:: Work order ::
Return the data below in full, matching every line exactly.

= Beginning of Section =

+U29_FN void zaddu(CoZ &P1, const CoZ &P2, CoZ &R, FR &r)
+{
+	const auto h = carry(sub<2, 1>(P1.X, P2.X));
+	const auto c = sqr(h);
+	const auto w1 = mul(P1.X, c);
+	const auto w2 = mul(P2.X, c);
+	const auto dy = carry(sub<2, 1>(P1.Y, P2.Y));
+	const auto d = sqr(dy);
+	const auto a1 = mul(P1.Y, sub<1, 0>(w1, w2));
+	const auto x3 = fold(sub<2, 1>(d, add(w1, w2)));
+	const auto y3 = carry(sub<1, 0>(mul(dy, sub<1, 1>(w1, x3)), a1));
+	R.X = weaken<FXc>(x3);
+	R.Y = weaken<FYc>(y3);
+	P1.X = weaken<FXc>(w1);
+	P1.Y = weaken<FYc>(a1);
+	r = weaken<FR>(h);
+}
+
+struct QOrder {
+	static constexpr u32 W[8] = {0xfc632551u, 0xf3b9cac2u, 0xa7179e84u, 0xbce6faadu, 0xffffffffu, 0xffffffffu, 0x00000000u, 0xffffffffu};
+};
+template <int KW, int WB> U29_FN int recode_odd(u32 *e, const u32 *kw, int slen)
+{
+	constexpr int NW = KW + 1;
+	const u32 even = (kw[0] & 1u) - 1u;
+	u64 c = 0;
+#pragma unroll
+	for (int w = 0; w < KW; w++) {
+		c += (u64)kw[w] + (w < 8 ? (QOrder::W[w] & even) : 0u);
+		e[w] = (u32)c;
+		c >>= 32;
+	}
+	e[KW] = (u32)c;
+	e[0] &= ~1u;
+	const int nbits = (KW == 8) ? 257 : ((8 * slen > 256 ? 8 * slen : 256) + 1);
+	const int t = (nbits + WB - 1) / WB;
+	const int sh = 32 * NW - WB * t - 1;
+	for (int s = 0; s < (sh >> 5); s++) {
+#pragma unroll
+		for (int w = NW - 1; w > 0; w--) {
+			e[w] = e[w - 1];
+		}
+		e[0] = 0;
+	}
+	const int bs = sh & 31;
+#pragma unroll
+	for (int w = NW - 1; w > 0; w--) {
+		e[w] = (u32)((((u64)e[w] << 32) | e[w - 1]) >> (32 - bs));
+	}
+	e[0] = (u32)(((u64)e[0] << 32) >> (32 - bs));
+	e[NW - 1] |= 0x80000000u;
+	return t;
+}
+template <int NW, int WB> U29_FN bool odd_digit(u32 *e, u32 &idx)
+{
+	constexpr u32 HALF = 1u << (WB - 1);
+	const u32 win = e[NW - 1] >> (32 - WB);
+#pragma unroll
+	for (int w = NW - 1; w > 0; w--) {
+		e[w] = (e[w] << WB) | (e[w - 1] >> (32 - WB));
+	}
+	e[0] <<= WB;
+	const bool neg = win < HALF;
+	idx = (win & (HALF - 1)) ^ (neg ? HALF - 1 : 0u);
+	return neg;
+}
+
 U29_FN TabEnt to_tab(const Jac &P)
 {
 	TabEnt T;
diff --git a/libecc_amd/csrc/ecamd_p256_kernel.hip b/libecc_amd/csrc/ecamd_p256_kernel.hip
--- a/libecc_amd/csrc/ecamd_p256_kernel.hip
+++ b/libecc_amd/csrc/ecamd_p256_kernel.hip
@@ -12,6 +12,7 @@
 #define TAB_ITEM_WORDS (TBL_ENTRIES * TAB_ENT_WORDS)
 #define STG_ENT_QUADS 10
 #define STG_ITEM_QUADS (7 * STG_ENT_QUADS)
+static_assert(TAB_ITEM_WORDS * 4 <= P256_TAB_BYTES && STG_ITEM_QUADS <= P256_STG_QUADS, "scratch exceeds the host's per-item sizing");
 #ifndef FIN_K
 #define FIN_K 8
 #endif
@@ -150,12 +151,13 @@
 	return r;
 }
 
+template <int ITEM_WORDS = TAB_ITEM_WORDS>
 static __device__ __forceinline__ void tab_store(u32 *tab, u32 i, int e, const Fcanon &x, const Fcanon &y)
 {
 	u32 w[16];
 	to_words(w, x);
 	to_words(w + 8, y);
-	uint4 *d = (uint4 *)(tab + (size_t)i * TAB_ITEM_WORDS + e * TAB_ENT_WORDS);
+	uint4 *d = (uint4 *)(tab + (size_t)i * ITEM_WORDS + e * TAB_ENT_WORDS);
 #pragma unroll
 	for (int q = 0; q < 4; q++) {
 		d[q] = make_uint4(w[4 * q], w[4 * q + 1], w[4 * q + 2], w[4 * q + 3]);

= End of Section =

:: Answer to this exercise ::
+U29_FN void zaddu(CoZ &P1, const CoZ &P2, CoZ &R, FR &r)
+{
+	const auto h = carry(sub<2, 1>(P1.X, P2.X));
+	const auto c = sqr(h);
+	const auto w1 = mul(P1.X, c);
+	const auto w2 = mul(P2.X, c);
+	const auto dy = carry(sub<2, 1>(P1.Y, P2.Y));
+	const auto d = sqr(dy);
+	const auto a1 = mul(P1.Y, sub<1, 0>(w1, w2));
+	const auto x3 = fold(sub<2, 1>(d, add(w1, w2)));
+	const auto y3 = carry(sub<1, 0>(mul(dy, sub<1, 1>(w1, x3)), a1));
+	R.X = weaken<FXc>(x3);
+	R.Y = weaken<FYc>(y3);
+	P1.X = weaken<FXc>(w1);
+	P1.Y = weaken<FYc>(a1);
+	r = weaken<FR>(h);
+}
+
+struct QOrder {
+	static constexpr u32 W[8] = {0xfc632551u, 0xf3b9cac2u, 0xa7179e84u, 0xbce6faadu, 0xffffffffu, 0xffffffffu, 0x00000000u, 0xffffffffu};
+};
+template <int KW, int WB> U29_FN int recode_odd(u32 *e, const u32 *kw, int slen)
+{
+	constexpr int NW = KW + 1;
+	const u32 even = (kw[0] & 1u) - 1u;
+	u64 c = 0;
+#pragma unroll
+	for (int w = 0; w < KW; w++) {
+		c += (u64)kw[w] + (w < 8 ? (QOrder::W[w] & even) : 0u);
+		e[w] = (u32)c;
+		c >>= 32;
+	}
+	e[KW] = (u32)c;
+	e[0] &= ~1u;
+	const int nbits = (KW == 8) ? 257 : ((8 * slen > 256 ? 8 * slen : 256) + 1);
+	const int t = (nbits + WB - 1) / WB;
+	const int sh = 32 * NW - WB * t - 1;
+	for (int s = 0; s < (sh >> 5); s++) {
+#pragma unroll
+		for (int w = NW - 1; w > 0; w--) {
+			e[w] = e[w - 1];
+		}
+		e[0] = 0;
+	}
+	const int bs = sh & 31;
+#pragma unroll
+	for (int w = NW - 1; w > 0; w--) {
+		e[w] = (u32)((((u64)e[w] << 32) | e[w - 1]) >> (32 - bs));
+	}
+	e[0] = (u32)(((u64)e[0] << 32) >> (32 - bs));
+	e[NW - 1] |= 0x80000000u;
+	return t;
+}
+template <int NW, int WB> U29_FN bool odd_digit(u32 *e, u32 &idx)
+{
+	constexpr u32 HALF = 1u << (WB - 1);
+	const u32 win = e[NW - 1] >> (32 - WB);
+#pragma unroll
+	for (int w = NW - 1; w > 0; w--) {
+		e[w] = (e[w] << WB) | (e[w - 1] >> (32 - WB));
+	}
+	e[0] <<= WB;
+	const bool neg = win < HALF;
+	idx = (win & (HALF - 1)) ^ (neg ? HALF - 1 : 0u);
+	return neg;
+}
+
 U29_FN TabEnt to_tab(const Jac &P)
 {
 	TabEnt T;
diff --git a/libecc_amd/csrc/ecamd_p256_kernel.hip b/libecc_amd/csrc/ecamd_p256_kernel.hip
--- a/libecc_amd/csrc/ecamd_p256_kernel.hip
+++ b/libecc_amd/csrc/ecamd_p256_kernel.hip
@@ -12,6 +12,7 @@
 #define TAB_ITEM_WORDS (TBL_ENTRIES * TAB_ENT_WORDS)
 #define STG_ENT_QUADS 10
 #define STG_ITEM_QUADS (7 * STG_ENT_QUADS)
+static_assert(TAB_ITEM_WORDS * 4 <= P256_TAB_BYTES && STG_ITEM_QUADS <= P256_STG_QUADS, "scratch exceeds the host's per-item sizing");
 #ifndef FIN_K
 #define FIN_K 8
 #endif
@@ -150,12 +151,13 @@
 	return r;
 }
 
+template <int ITEM_WORDS = TAB_ITEM_WORDS>
 static __device__ __forceinline__ void tab_store(u32 *tab, u32 i, int e, const Fcanon &x, const Fcanon &y)
 {
 	u32 w[16];
 	to_words(w, x);
 	to_words(w + 8, y);
-	uint4 *d = (uint4 *)(tab + (size_t)i * TAB_ITEM_WORDS + e * TAB_ENT_WORDS);
+	uint4 *d = (uint4 *)(tab + (size_t)i * ITEM_WORDS + e * TAB_ENT_WORDS);
 #pragma unroll
 	for (int q = 0; q < 4; q++) {
 		d[q] = make_uint4(w[4 * q], w[4 * q + 1], w[4 * q + 2], w[4 * q + 3]);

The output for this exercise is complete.